▶ _WHAT IS BEING ASKED_:
Only the lines holding "arena" are wanted; find them in the listing and return each one.
___ TASK INPUT
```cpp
static std::atomic<int> g_pair_split{1};
static std::atomic<int> g_coarse_tiled_from{4096};
static bool coarse_prefilter_has(uint32_t W) { return W == 1 || W == 2 || W == 3 || W == 4 || W == 6 || W == 8 || W == 12; }
static bool coarse_prefilter_applies(const rq_index *idx, uint32_t nq, uint32_t nprobe) {
    const int impl = g_coarse_impl.load();
    return (impl == 3 || impl == 4 || (impl == 0 && nq >= 2048)) && coarse_prefilter_has(idx->W) && std::isfinite(idx->cent_norm_max) &&
           idx->cent_bf.p != nullptr && nprobe <= 64 && nq >= 8 && idx->k >= 64 && nprobe >= 1 && idx->k <= 65536;
}
template <int W, int NT>
static size_t coarse_candidates_lds_bytes(uint32_t ntile) { return assign_lds_bytes<W, NT>() + (size_t)4 * NT * 32 * ntile * 4; }
#define RQ_LDS_PER_BLOCK (160u * 1024u)
static bool coarse_fused_applies(const rq_index *idx, uint32_t nprobe, bool have_redo) {
    const uint32_t k = idx->k, ntile = ceil_div(k, 32u);
    if (g_coarse_impl.load() != 0 || (g_scan_dbg.load() & 65536) || !have_redo || k < 4096 || k > 8192 || idx->W > 4 || ntile < nprobe) return false;
    const size_t images = 2 * (32 * ((size_t)idx->dim * 2 + 16) + 128);
    return images + (size_t)4 * 32 * ntile * 4 <= RQ_LDS_PER_BLOCK;
}
static void launch_coarse_prefiltered(const rq_index *idx, const float *y, float *dist, uint32_t nq, uint32_t nprobe, uint32_t *out_cluster,
                                      float *out_dist, uint32_t out_stride, unsigned long long *fallback_rows, uint32_t *redo, hipStream_t st,
                                      uint16_t *y_bf) {
    const uint32_t k = idx->k, dim = idx->dim;
    if (coarse_fused_applies(idx, nprobe, redo != nullptr)) {
        const uint32_t ntile = ceil_div(k, 32u);
        if (g_scan_dbg.load() & 16384) fprintf(stderr, "[rabitq_hip] plan: coarse=prefilter_fused nq=%u k=%u nprobe=%u\n", nq, k, nprobe);
#define RQ_CCK(WW, NT)                                                                                                                   \
    coarse_candidates_kernel<WW, NT><<<ceil_div(nq, 128 * NT), 256, coarse_candidates_lds_bytes<WW, NT>(ntile), st>>>(                   \
        y, idx->cent_bf.p, idx->cent_sqnorm.p, idx->cent_norm_max, nq, k, nprobe, dist, redo)
        if (idx->W == 1 && coarse_candidates_lds_bytes<1, 2>(ntile) <= RQ_LDS_PER_BLOCK) RQ_CCK(1, 2);
        else if (idx->W == 2 && coarse_candidates_lds_bytes<2, 2>(ntile) <= RQ_LDS_PER_BLOCK) RQ_CCK(2, 2);
        else if (idx->W == 1) RQ_CCK(1, 1);
        else if (idx->W == 2) RQ_CCK(2, 1);
        else if (idx->W == 3) RQ_CCK(3, 1);
        else RQ_CCK(4, 1);
#undef RQ_CCK
        refine_candidates_kernel<<<ceil_div(nq, 4), 256, 0, st>>>(dist, y, idx->centroids.p, k, dim, nprobe, out_cluster, out_dist, out_stride, nq, redo,
                                                                  fallback_rows);
        select_probe_kernel<<<nq, 256, (size_t)nprobe * 8, st>>>(dist, k, nprobe, out_cluster, out_dist, 0u, out_stride, redo);
        return;
    }
    if (idx->W > 8) to_bf16_kernel<<<ceil_div((uint64_t)nq * dim / 8, 256), 256, 0, st>>>(y, (uint64_t)nq * dim, y_bf);
#define RQ_CAP(WW, NT)                                                                                                      \
    coarse_approx_kernel<WW, NT><<<ceil_div(nq, 128 * NT), 256, assign_lds_bytes<WW, NT>(), st>>>(y, idx->cent_bf.p, idx->cent_sqnorm.p, nq, \
                                                                                                  k, dist, y_bf)
    switch (idx->W) {
        case 1: RQ_CAP(1, 2); break;
        case 2: RQ_CAP(2, 2); break;
        case 3: RQ_CAP(3, 1); break;
        case 4: RQ_CAP(4, 1); break;
        case 6: RQ_CAP(6, 1); break;
        case 8: RQ_CAP(8, 1); break;
        default: RQ_CAP(12, 1); break;
    }
#undef RQ_CAP
    const dim3 g(ceil_div(nq, 4)), b(256);
    const uint32_t ntile = ceil_div(k, 32u);
    const int impl = g_coarse_impl.load();
    const bool tiled = redo != nullptr && ntile >= nprobe &&
                       (k > 8192 || impl == 4 || (impl != 3 && k >= (uint32_t)g_coarse_tiled_from.load() && idx->W <= 8));
    if (g_scan_dbg.load() & 16384)
        fprintf(stderr, "[rabitq_hip] plan: coarse=%s nq=%u k=%u nprobe=%u\n", tiled ? "prefilter_tiled" : "prefilter_regs", nq, k, nprobe);
    if (tiled) {
#define RQ_TILED(TPL)                                                                                                             \
    select_refine_tiled_kernel<TPL><<<g, b, 4 * 64 * (TPL) * 4, st>>>(dist, y, idx->centroids.p, idx->cent_norm_max, k, dim, nprobe, out_cluster, \
                                                                    out_dist, out_stride, nq, redo, fallback_rows)
        if (ntile <= 128) RQ_TILED(2);
        else if (ntile <= 256) RQ_TILED(4);
        else if (ntile <= 512) RQ_TILED(8);
        else if (ntile <= 1024) RQ_TILED(16);
        else RQ_TILED(32);
#undef RQ_TILED
        select_probe_kernel<<<nq, 256, (size_t)nprobe * 8, st>>>(dist, k, nprobe, out_cluster, out_dist, 0u, out_stride, redo);
    } else {
        with_row_kpl(k, [&](auto kpl) {
            select_refine_wave_kernel<decltype(kpl)::value><<<g, b, 0, st>>>(dist, y, idx->centroids.p, idx->cent_norm_max, k, dim, nprobe, out_cluster, out_dist,
                                                                             out_stride, nq, fallback_rows);
        });
    }
}

#define RQ_MAX_BLOCKS_256 ((1u << 23) - 1)

static void launch_rotate(const float *x, const float *P, float *out, uint64_t n, uint32_t dim, bool mfma,
                          hipStream_t st) {
    const uint64_t rows_per_launch = mfma ? (1ull << 40) : (uint64_t)RQ_MAX_BLOCKS_256 * 4;
    for (uint64_t r0 = 0; r0 < n; r0 += rows_per_launch) {
        const uint64_t m = std::min(rows_per_launch, n - r0);
        const float *xs = x + r0 * dim;
        float *os = out + r0 * dim;
        if (mfma) {
            const uint32_t ncol = dim / ROT_BN;
            const uint64_t nrow_tiles = ceil_div(m, ROT_BM);
            const uint32_t groups = (uint32_t)std::min<uint64_t>(nrow_tiles, std::max<uint32_t>(1, 512 / ncol));
            rotate_mfma_kernel<<<dim3(groups * ncol), dim3(256), 0, st>>>(xs, P, os, m, dim, groups);
        } else {
            rotate_valu_kernel<<<dim3(ceil_div(m, 4), dim / 64), dim3(64, 4), 0, st>>>(xs, P, os, m, dim);
        }
    }
}

static const uint4 *get_tile_table(const rq_index *cidx, uint32_t tile, uint32_t *count) {
    rq_index *idx = const_cast<rq_index *>(cidx);
    std::lock_guard<std::mutex> lk(idx->tt_mu);
    auto it = idx->tile_tables.find(tile);
    if (it == idx->tile_tables.end()) {
        std::vector<uint4> h;
        h.reserve(idx->n / tile + idx->k + 1);
        for (uint32_t c = 0; c < idx->k; ++c) {
            const uint32_t b = idx->h_offsets[c], len = idx->h_offsets[c + 1] - b;
            for (uint32_t f = 0; f < len; f += tile) h.push_back(make_uint4(c, f, b, len));
        }
        std::unique_ptr<DevBuf<uint4>> buf(new DevBuf<uint4>());
        if (buf->alloc(h.size()) != RQ_OK) return nullptr;
        if (!h.empty() && hipMemcpy(buf->p, h.data(), h.size() * sizeof(uint4), hipMemcpyHostToDevice) != hipSuccess) return nullptr;
        buf->count = h.size();
        it = idx->tile_tables.emplace(tile, std::move(buf)).first;
    }
    *count = (uint32_t)it->second->count;
// ... 121 lines not shown
            default: break;
        }
    });
}
static void launch_scan_mfma(const ScanPtrs &p, const ScanArgs &args, uint32_t W, hipStream_t st, bool additive = false) {
    if (p.filtered) {
        if (p.arena) launch_scan_mfma_a<true, true>(p, args, W, st);
        else launch_scan_mfma_a<false, true>(p, args, W, st);
    } else if (p.arena) launch_scan_mfma_a<true>(p, args, W, st);
    else if (additive) launch_scan_mfma_add(p, args, W, st);
    else launch_scan_mfma_a<false>(p, args, W, st);
}

static bool scan_is_fused(uint32_t W) {
    switch (W) {
        case 1: case 2: case 3: case 4: case 6: case 8: case 12: case 16: return true;
        default: return false;
    }
}
static uint32_t scan_tile(uint32_t W) {
    switch (W) {
        case 1: case 2: case 3: case 4: case 6: case 8: return 512;
        default: return 256;
    }
}

template <int W, int NT>
static hipError_t set_scan_mfma_attr() {
    hipError_t e = hipFuncSetAttribute(reinterpret_cast<const void *>(scan_mfma_kernel<W, NT, false>),
                                       hipFuncAttributeMaxDynamicSharedMemorySize, (int)scan_mfma_ring_bytes(W));
    if (e != hipSuccess) return e;
    if constexpr (W <= 2) {
        e = hipFuncSetAttribute(reinterpret_cast<const void *>(scan_mfma_kernel<W, (W == 2 ? RQ_ADD_NT2 : NT), false, true>),
                                hipFuncAttributeMaxDynamicSharedMemorySize, (int)scan_mfma_ring_bytes(W));
        if (e != hipSuccess) return e;
    }
    e = hipFuncSetAttribute(reinterpret_cast<const void *>(scan_mfma_kernel<W, NT, true>),
                            hipFuncAttributeMaxDynamicSharedMemorySize, (int)scan_mfma_ring_bytes(W));
    if (e != hipSuccess) return e;
    e = hipFuncSetAttribute(reinterpret_cast<const void *>(scan_mfma_kernel<W, NT, false, false, true>),
                            hipFuncAttributeMaxDynamicSharedMemorySize, (int)scan_mfma_ring_bytes(W));
    if (e != hipSuccess) return e;
    return hipFuncSetAttribute(reinterpret_cast<const void *>(scan_mfma_kernel<W, NT, true, false, true>),
                               hipFuncAttributeMaxDynamicSharedMemorySize, (int)scan_mfma_ring_bytes(W));
}
void launch_sb_query_filtered(uint32_t W, int mode, uint32_t nq, size_t dyn, hipStream_t st, const SbArgs &sa);
hipError_t sb_query_filtered_set_attributes(int bytes);
static rq_status ensure_kernel_attributes() {
    static std::once_flag once;
    static hipError_t err = hipSuccess;
    static const char *what = "";
    std::call_once(once, [] {
        auto set = [&](const void *fn, int bytes, const char *name) {
            if (err != hipSuccess) return;
            err = hipFuncSetAttribute(fn, hipFuncAttributeMaxDynamicSharedMemorySize, bytes);
            if (err != hipSuccess) what = name;
        };
        set(reinterpret_cast<const void *>(select_probe_kernel), 140 * 1024, "select_probe_kernel");
        set(reinterpret_cast<const void *>(coarse_dist_kernel<4>), 140 * 1024, "coarse_dist_kernel<4>");
        set(reinterpret_cast<const void *>(coarse_dist_kernel<8>), 140 * 1024, "coarse_dist_kernel<8>");
        set(reinterpret_cast<const void *>(assign_generic_kernel<8>), 140 * 1024, "assign_generic_kernel<8>");
        set(reinterpret_cast<const void *>(merge_smallest_u64_kernel), 16384 * 8, "merge_smallest_u64_kernel");
        set(reinterpret_cast<const void *>(group_rank_kernel), 32768 * 4, "group_rank_kernel");
        set(reinterpret_cast<const void *>(sb_front_kernel), 140 * 1024, "sb_front_kernel");
        set(reinterpret_cast<const void *>(accurate_ring8_kernel<RQ_RING_V, 4>), 156 * 1024, "accurate_ring8_kernel<4>");
        set(reinterpret_cast<const void *>(accurate_ring8_kernel<RQ_RING_V, 8>), 156 * 1024, "accurate_ring8_kernel<8>");
        set(reinterpret_cast<const void *>(accurate_ring8_kernel<RQ_RING_V, 12>), 156 * 1024, "accurate_ring8_kernel<12>");
        set(reinterpret_cast<const void *>(accurate_ring8_kernel<RQ_RING_V, 16>), 156 * 1024, "accurate_ring8_kernel<16>");
        set(reinterpret_cast<const void *>(sort_runs_mid_kernel), RQ_SORT_MID_LDS_WORDS * 8, "sort_runs_mid_kernel");
        set(reinterpret_cast<const void *>(range_sort_block_kernel<1024, RQ_RANGE_TILE>), RQ_RANGE_TILE * 8, "range_sort_block_kernel");
        set(reinterpret_cast<const void *>(range_sort_tile_kernel), RQ_RANGE_TILE * 8, "range_sort_tile_kernel");
        set(reinterpret_cast<const void *>(assign_approx_kernel<6, 1>), (int)assign_lds_bytes<6, 1>(), "assign_approx_kernel<6,1>");
        set(reinterpret_cast<const void *>(assign_approx_kernel<8, 1>), (int)assign_lds_bytes<8, 1>(), "assign_approx_kernel<8,1>");
        set(reinterpret_cast<const void *>(assign_approx_kernel<12, 1>), (int)assign_lds_bytes<12, 1>(), "assign_approx_kernel<12,1>");
        set(reinterpret_cast<const void *>(coarse_approx_kernel<6, 1>), (int)assign_lds_bytes<6, 1>(), "coarse_approx_kernel<6,1>");
        set(reinterpret_cast<const void *>(coarse_approx_kernel<8, 1>), (int)assign_lds_bytes<8, 1>(), "coarse_approx_kernel<8,1>");
        set(reinterpret_cast<const void *>(coarse_approx_kernel<12, 1>), (int)assign_lds_bytes<12, 1>(), "coarse_approx_kernel<12,1>");
        set(reinterpret_cast<const void *>(coarse_candidates_kernel<1, 2>), (int)RQ_LDS_PER_BLOCK, "coarse_candidates_kernel<1,2>");
        set(reinterpret_cast<const void *>(coarse_candidates_kernel<2, 2>), (int)RQ_LDS_PER_BLOCK, "coarse_candidates_kernel<2,2>");
        set(reinterpret_cast<const void *>(coarse_candidates_kernel<1, 1>), (int)RQ_LDS_PER_BLOCK, "coarse_candidates_kernel<1,1>");
        set(reinterpret_cast<const void *>(coarse_candidates_kernel<2, 1>), (int)RQ_LDS_PER_BLOCK, "coarse_candidates_kernel<2,1>");
        set(reinterpret_cast<const void *>(coarse_candidates_kernel<3, 1>), (int)RQ_LDS_PER_BLOCK, "coarse_candidates_kernel<3,1>");
        set(reinterpret_cast<const void *>(coarse_candidates_kernel<4, 1>), (int)RQ_LDS_PER_BLOCK, "coarse_candidates_kernel<4,1>");
        set(reinterpret_cast<const void *>(sb_finish_kernel<true>), 104 * 1024, "sb_finish_kernel");
        set(reinterpret_cast<const void *>(sb_finish_kernel<false>), 104 * 1024, "sb_finish_kernel");
#define RQ_SBQ_ATTR(WW)                                                                                  \
    set(reinterpret_cast<const void *>(sb_query_kernel<WW, 0, false>), 120 * 1024, "sb_query_kernel");   \
    set(reinterpret_cast<const void *>(sb_query_kernel<WW, 1, false>), 120 * 1024, "sb_query_kernel");   \
    set(reinterpret_cast<const void *>(sb_query_kernel<WW, 2, false>), 120 * 1024, "sb_query_kernel")
        RQ_SBQ_ATTR(1);
        RQ_SBQ_ATTR(2);
        RQ_SBQ_ATTR(4);
        RQ_SBQ_ATTR(8);
        RQ_SBQ_ATTR(12);
        RQ_SBQ_ATTR(16);
#undef RQ_SBQ_ATTR
        if (err == hipSuccess && (err = sb_query_filtered_set_attributes(120 * 1024)) != hipSuccess) what = "sb_query_kernel (filtered)";
        auto chk = [&](hipError_t e, const char *name) {
            if (err == hipSuccess && e != hipSuccess) err = e, what = name;
        };
        chk(set_scan_mfma_attr<1, 4>(), "scan_mfma_kernel<1,4>");
        chk(set_scan_mfma_attr<2, RQ_NT_W2>(), "scan_mfma_kernel<2,NT>");
        chk(set_scan_mfma_attr<3, 4>(), "scan_mfma_kernel<3,4>");
        chk(set_scan_mfma_attr<4, 2>(), "scan_mfma_kernel<4,2>");
        chk(set_scan_mfma_attr<6, 2>(), "scan_mfma_kernel<6,2>");
        chk(set_scan_mfma_attr<8, 2>(), "scan_mfma_kernel<8,2>");
        chk(set_scan_mfma_attr<12, RQ_NT_W12>(), "scan_mfma_kernel<12,NT>");
        chk(set_scan_mfma_attr<16, 2>(), "scan_mfma_kernel<16,2>");
    });
    if (err != hipSuccess)
        return fail(RQ_ERR_HIP, std::string("hipFuncSetAttribute(") + what + "): " + hipGetErrorString(err));
    return RQ_OK;
}
```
______
▶ _WRITTEN RESPONSE_:
        if (p.arena) launch_scan_mfma_a<true, true>(p, args, W, st);
    } else if (p.arena) launch_scan_mfma_a<true>(p, args, W, st);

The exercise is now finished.